### Data for this task
# lsl036/STM-Multifrontal-QR-Factorization-Empowered-by-GCN

Measured on AMD Instinct MI355X. Metric: numerical-factorization GFLOP/s, higher is better.
Workload: dtype f64; 1 GPU; xenon1_colamd_standin: m=49248 n=49248 nnz=1258432 fronts=686 flops/step=5.029e+11, ordering default (COLAMD: qrtest without an ordering argument) (stand-in for xenon1.mtx, absent from the reference checkout); inputs=values resident in HBM, factors left in HBM, parallelism=replica x1, levels=16, retries=0

## Files before the change

### stm-multifrontal-qr-factorization-empowered-by-gcn_amd/csrc/stmmqr_update.hip

```cpp
#include <hip/hip_ext.h>
#include "stmmqr_kdev.h"
#include "stmmqr_knobs.h"


__global__ __launch_bounds__(NT) void k_update(DevCtx c, const int *__restrict__ flist, const int *__restrict__ plist, int cb0)
{
    extern __shared__ double dyn_lds[];
    const int f = flist[blockIdx.y];
    const int p = plist[blockIdx.y];
    const FrontSym s = c.fs[f];
    if (p >= s.npanels) return;
    const PanelDesc *pd = &c.fnum[f].pd[STM_PDI(p)];
    const int cbg = cb0 + (int)blockIdx.x * (1 + c.cbskip);
    const int c0 = pd->pc0 + cbg * BN;
    if (c0 >= s.fn) return;
    double *Tw = c.Tws + (long long)STM_TSLOT(c.tslot[f], p) * STM_NB * STM_NB;
    if (pd->t_deferred) {
        const bool first = (cbg == 0) || (c.cbskip > 0 && blockIdx.x == 0);
        dev_update_block(c.Farena + s.foff, s.ld, pd->pg1, pd->pt - pd->pg1, pd->pk1, pd->pnb, pd->pdiag, nullptr, c0,
                         min(BN, s.fn - c0), dyn_lds, c.Tau + s.rp + pd->pk1, first ? Tw : nullptr,
                         (first && c.Tall) ? c.Tall + (long long)(s.tpan + p) * STM_NB * STM_NB : nullptr);
        return;
    }
    dev_update_block(c.Farena + s.foff, s.ld, pd->pg1, pd->pt - pd->pg1, pd->pk1, pd->pnb, pd->pdiag, Tw, c0,
                     min(BN, s.fn - c0), dyn_lds);
}

__global__ __launch_bounds__(NT) void k_update_n(DevCtx c, int f)
{
    extern __shared__ double dyn_lds[];
    const FrontSym s = c.fs[f];
    const PanelDesc *pd = &c.fnum[f].pd[0];
    const int c0 = pd->pc0 + (int)blockIdx.x * BN;
    if (c0 >= s.fn) return;
    dev_update_block<true>(c.Farena + s.foff, s.ld, pd->pg1, pd->pt - pd->pg1, pd->pk1, pd->pnb, pd->pdiag,
                           c.Tws + STM_TSLOT(c.tslot[f], 0) * STM_NB * STM_NB, c0, min(BN, s.fn - c0), dyn_lds);
}

__global__ __launch_bounds__(NT) void k_larft(DevCtx c, int f)
{
    extern __shared__ double dyn_lds[];
    __shared__ PanelShared ps;
    int *s_diag = ps.diag;
    double *s_tau = ps.tau;
    double (*s_G)[STM_NB + 1] = ps.G;
    double (*s_T)[STM_NB + 1] = ps.T;
    const FrontSym s = c.fs[f];
    const PanelDesc *num = &c.fnum[f].pd[0];
    const int tid = threadIdx.x;
    if (tid < STM_NB) {
        s_diag[tid] = num->pdiag[tid];
        s_tau[tid] = (tid < num->pnb && num->pdiag[tid] != STM_BIGROW) ? c.Tau[s.rp + num->pk1 + tid] : 0.0;
    }
    __syncthreads();
    dev_gram_T<NT>(c.Farena + s.foff + (long long)num->pk1 * s.ld, s.ld, num->pg1, num->pt, num->pnb, s_diag, s_tau, s_G,
               s_T, c.Tws + STM_TSLOT(c.tslot[f], 0) * STM_NB * STM_NB, dyn_lds);
}


template <bool PRE = false>
__device__ __forceinline__ void dev_k_upd_w(const DevCtx &c, const int *__restrict__ flist, const int *__restrict__ plist, int cb0,
                                            int with_gram, double *Wp, const long long *__restrict__ wpoff, int *wcnt, int cb, int sl,
                                            int fi, int ncbx, double *dyn_lds)
{
    __shared__ int s_pd[STM_NB];
    const int f = flist[fi], p = plist[fi];
    const FrontSym s = c.fs[f];
    if (p >= s.npanels) return;
    const PanelDesc *pd = &c.fnum[f].pd[STM_PDI(p)];
    const int g1 = pd->pg1, mp = pd->pt - pd->pg1, nbp = pd->pnb;
    const int ncbf = stm_upd_ncb(s, p), nslf = stm_upd_nsl(s);
    const bool gram = with_gram && (cb == ncbx - 1);
    if ((c.dbg & 16) && c.dbgbuf && threadIdx.x == 0) {
        atomicAdd(&c.dbgbuf[40], 1ull);
        const int c0d = gram ? pd->pk1 : pd->pc0 + (cb0 + cb * (1 + c.cbskip)) * BN;
        if (!((gram && !pd->t_deferred) || (!gram && cb0 + cb * (1 + c.cbskip) >= ncbf) || nbp <= 0 || mp <= 0 || c0d >= s.fn || sl * SLAB >= mp))
            atomicAdd(&c.dbgbuf[41], 1ull);
    }
    if (gram && !pd->t_deferred) return;
    if (!gram && cb0 + cb * (1 + c.cbskip) >= ncbf) return;
    const int c0 = gram ? pd->pk1 : pd->pc0 + (cb0 + cb * (1 + c.cbskip)) * BN;
    if (nbp <= 0 || mp <= 0 || c0 >= s.fn || sl * SLAB >= mp) return;
    const int nc = gram ? nbp : min(BN, s.fn - c0);
    const long long ld = s.ld;
    const int tid = threadIdx.x, lane = tid & 63, wid = tid >> 6, l15 = lane & 15, l4 = lane >> 4;
    double *Vs = dyn_lds, *Cs = Vs + STM_NB * VS;
    if (tid < STM_NB) s_pd[tid] = (tid < nbp) ? pd->pdiag[tid] : STM_BIGROW;
    __syncthreads();
    const double *Vg = c.Farena + s.foff + g1 + (long long)pd->pk1 * ld;
    const double *Cg = c.Farena + s.foff + g1 + (long long)c0 * ld;
    const int mi = wid >> 1, ni = wid & 1;
    d4 acc = {0, 0, 0, 0};
    const int rend = min(mp, (sl + 1) * SLAB);
    if constexpr (PRE) {
        UpdChunk ckp[SLAB / RB];
#pragma unroll
        for (int q = 0; q < SLAB / RB; q++) upd_chunk_load(ckp[q], Vg, Cg, ld, sl * SLAB + q * RB + (tid & 63), mp, nbp, nc, tid >> 6);
        const int pfrom = (nc == BN) ? upd_plain_from(s_pd, g1, lane) : STM_BIGROW;
#pragma unroll
        for (int q = 0; q < SLAB / RB; q++) {
            const int r0 = sl * SLAB + q * RB;
            if (r0 < rend) {
                upd_chunk_to_lds(ckp[q], r0 + (tid & 63), mp, nbp, nc, s_pd, g1, tid & 63, tid >> 6, Vs, Cs, gram, r0 > pfrom && r0 + RB <= mp);
                __syncthreads();
#pragma unroll
                for (int kk = 0; kk < RB / 4; kk++) {
                    const double a = Vs[(16 * mi + l15) * VS + 4 * kk + l4];
                    const double b = Cs[(16 * ni + l15) * VS + 4 * kk + l4];
                    acc = __builtin_amdgcn_mfma_f64_16x16x4f64(a, b, acc, 0, 0, 0);
                }
                __syncthreads();
            }
        }
    } else {
    UpdChunk ck;
    upd_chunk_load(ck, Vg, Cg, ld, sl * SLAB + (tid & 63), mp, nbp, nc, tid >> 6);
    const int pfrom = (nc == BN) ? upd_plain_from(s_pd, g1, lane) : STM_BIGROW;
    for (int r0 = sl * SLAB; r0 < rend; r0 += RB) {
        upd_chunk_to_lds(ck, r0 + (tid & 63), mp, nbp, nc, s_pd, g1, tid & 63, tid >> 6, Vs, Cs, gram, r0 > pfrom && r0 + RB <= mp);
        __syncthreads();
        if (r0 + RB < rend) upd_chunk_load(ck, Vg, Cg, ld, r0 + RB + (tid & 63), mp, nbp, nc, tid >> 6);
#pragma unroll
        for (int kk = 0; kk < RB / 4; kk++) {
            const double a = Vs[(16 * mi + l15) * VS + 4 * kk + l4];
            const double b = Cs[(16 * ni + l15) * VS + 4 * kk + l4];
            acc = __builtin_amdgcn_mfma_f64_16x16x4f64(a, b, acc, 0, 0, 0);
        }
        __syncthreads();
    }
    }
    const int gslot = (c.ypoff && c.ypoff[f] >= 0) ? min(ncbf, c.sweep) : ncbf;
    double *W = Wp + wpoff[fi] + ((long long)(gram ? gslot : cb) * nslf + sl) * (STM_NB * BN);
    __shared__ int s_ticket;
    const int nsl = (mp + SLAB - 1) / SLAB;
    if (!gram) {
        if (nsl == 1) {
#pragma unroll
            for (int r = 0; r < 4; r++) W[(16 * mi + l4 + 4 * r) * BN + 16 * ni + l15] = acc[r];
            return;
        }
#pragma unroll
        for (int r = 0; r < 4; r++) st_agent(&W[(16 * mi + l4 + 4 * r) * BN + 16 * ni + l15], acc[r]);
        asm volatile("s_waitcnt vmcnt(0)" ::: "memory");
        __syncthreads();
        int *cnt = wcnt + wpoff[fi] / (STM_NB * BN) + cb;
        if (tid == 0) {
            s_ticket = __hip_atomic_fetch_add(cnt, 1, __ATOMIC_RELAXED, __HIP_MEMORY_SCOPE_AGENT);
            if (s_ticket == nsl - 1) {
                __builtin_amdgcn_fence(__ATOMIC_ACQUIRE, "agent");
                asm volatile("s_waitcnt vmcnt(0)" ::: "memory");
                __hip_atomic_store(cnt, 0, __ATOMIC_RELAXED, __HIP_MEMORY_SCOPE_AGENT);
            }
        }
        __syncthreads();
        if (s_ticket != nsl - 1) return;
        double *W0 = Wp + wpoff[fi] + ((long long)cb * nslf) * (STM_NB * BN);
        double v[STM_NB * BN / NT];
#pragma unroll
        for (int q = 0; q < STM_NB * BN / NT; q++) v[q] = stm_ordered_sum<true>(W0 + tid + q * NT, STM_NB * BN, nsl);
#pragma unroll
        for (int q = 0; q < STM_NB * BN / NT; q++) W0[tid + q * NT] = v[q];
        return;
    }
#pragma unroll
    for (int r = 0; r < 4; r++) st_agent(&W[(16 * mi + l4 + 4 * r) * BN + 16 * ni + l15], acc[r]);
    asm volatile("s_waitcnt vmcnt(0)" ::: "memory");
    __syncthreads();
    FrontNum *num = &c.fnum[f];
    if (tid == 0) {
        s_ticket = __hip_atomic_fetch_add(&num->gcnt, 1, __ATOMIC_RELAXED, __HIP_MEMORY_SCOPE_AGENT);
        if (s_ticket == nsl - 1) {
            __builtin_amdgcn_fence(__ATOMIC_ACQUIRE, "agent");
            asm volatile("s_waitcnt vmcnt(0)" ::: "memory");
            __hip_atomic_store(&num->gcnt, 0, __ATOMIC_RELAXED, __HIP_MEMORY_SCOPE_AGENT);
        }
    }
    __syncthreads();
    if (s_ticket != nsl - 1) return;
    double *s_G = Vs;
    __shared__ double s_tau[STM_NB];
    const double *G0 = Wp + wpoff[fi] + ((long long)gslot * nslf) * (STM_NB * BN);
    if (tid < STM_NB) s_tau[tid] = (tid < nbp) ? c.Tau[s.rp + pd->pk1 + tid] : 0.0;
    for (int e = tid; e < STM_NB * BN; e += NT) {
        const double gsum = stm_ordered_sum<false>(G0 + e, STM_NB * BN, nsl);
        s_G[(e / BN) * WS + (e % BN)] = gsum;
    }
    __syncthreads();
    double *Tout = c.Tws + (long long)STM_TSLOT(c.tslot[f], p) * STM_NB * STM_NB;
    double *Tkeep = c.Tall ? c.Tall + (long long)(s.tpan + p) * STM_NB * STM_NB : nullptr;
    double (*s_Tb)[STM_NB + 1] = reinterpret_cast<double (*)[STM_NB + 1]>(Cs);
    dev_T_from_gram(reinterpret_cast<double (*)[STM_NB + 1]>(s_G), s_Tb, s_tau, nbp, threadIdx.x);
    for (int e = tid; e < STM_NB * STM_NB; e += NT) {
        const int a = e % STM_NB, b = e / STM_NB;
        const double tv = (a <= b && a < nbp && b < nbp) ? s_Tb[a][b] : 0.0;
        Tout[e] = tv;
        if (Tkeep) Tkeep[e] = tv;
    }
}

__global__ __launch_bounds__(NT) void k_upd_w(DevCtx c, const int *__restrict__ flist, const int *__restrict__ plist, int cb0,
                                              int with_gram, double *Wp, const long long *__restrict__ wpoff, int *wcnt)
{
    extern __shared__ double dyn_lds[];
    dev_k_upd_w(c, flist, plist, cb0, with_gram, Wp, wpoff, wcnt, blockIdx.x, blockIdx.y, blockIdx.z, gridDim.x, dyn_lds);
}
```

### Work to be completed
If a line in the records has the word "volatile", copy that line.

### Written solution
        asm volatile("s_waitcnt vmcnt(0)" ::: "memory");
                asm volatile("s_waitcnt vmcnt(0)" ::: "memory");
    asm volatile("s_waitcnt vmcnt(0)" ::: "memory");
            asm volatile("s_waitcnt vmcnt(0)" ::: "memory");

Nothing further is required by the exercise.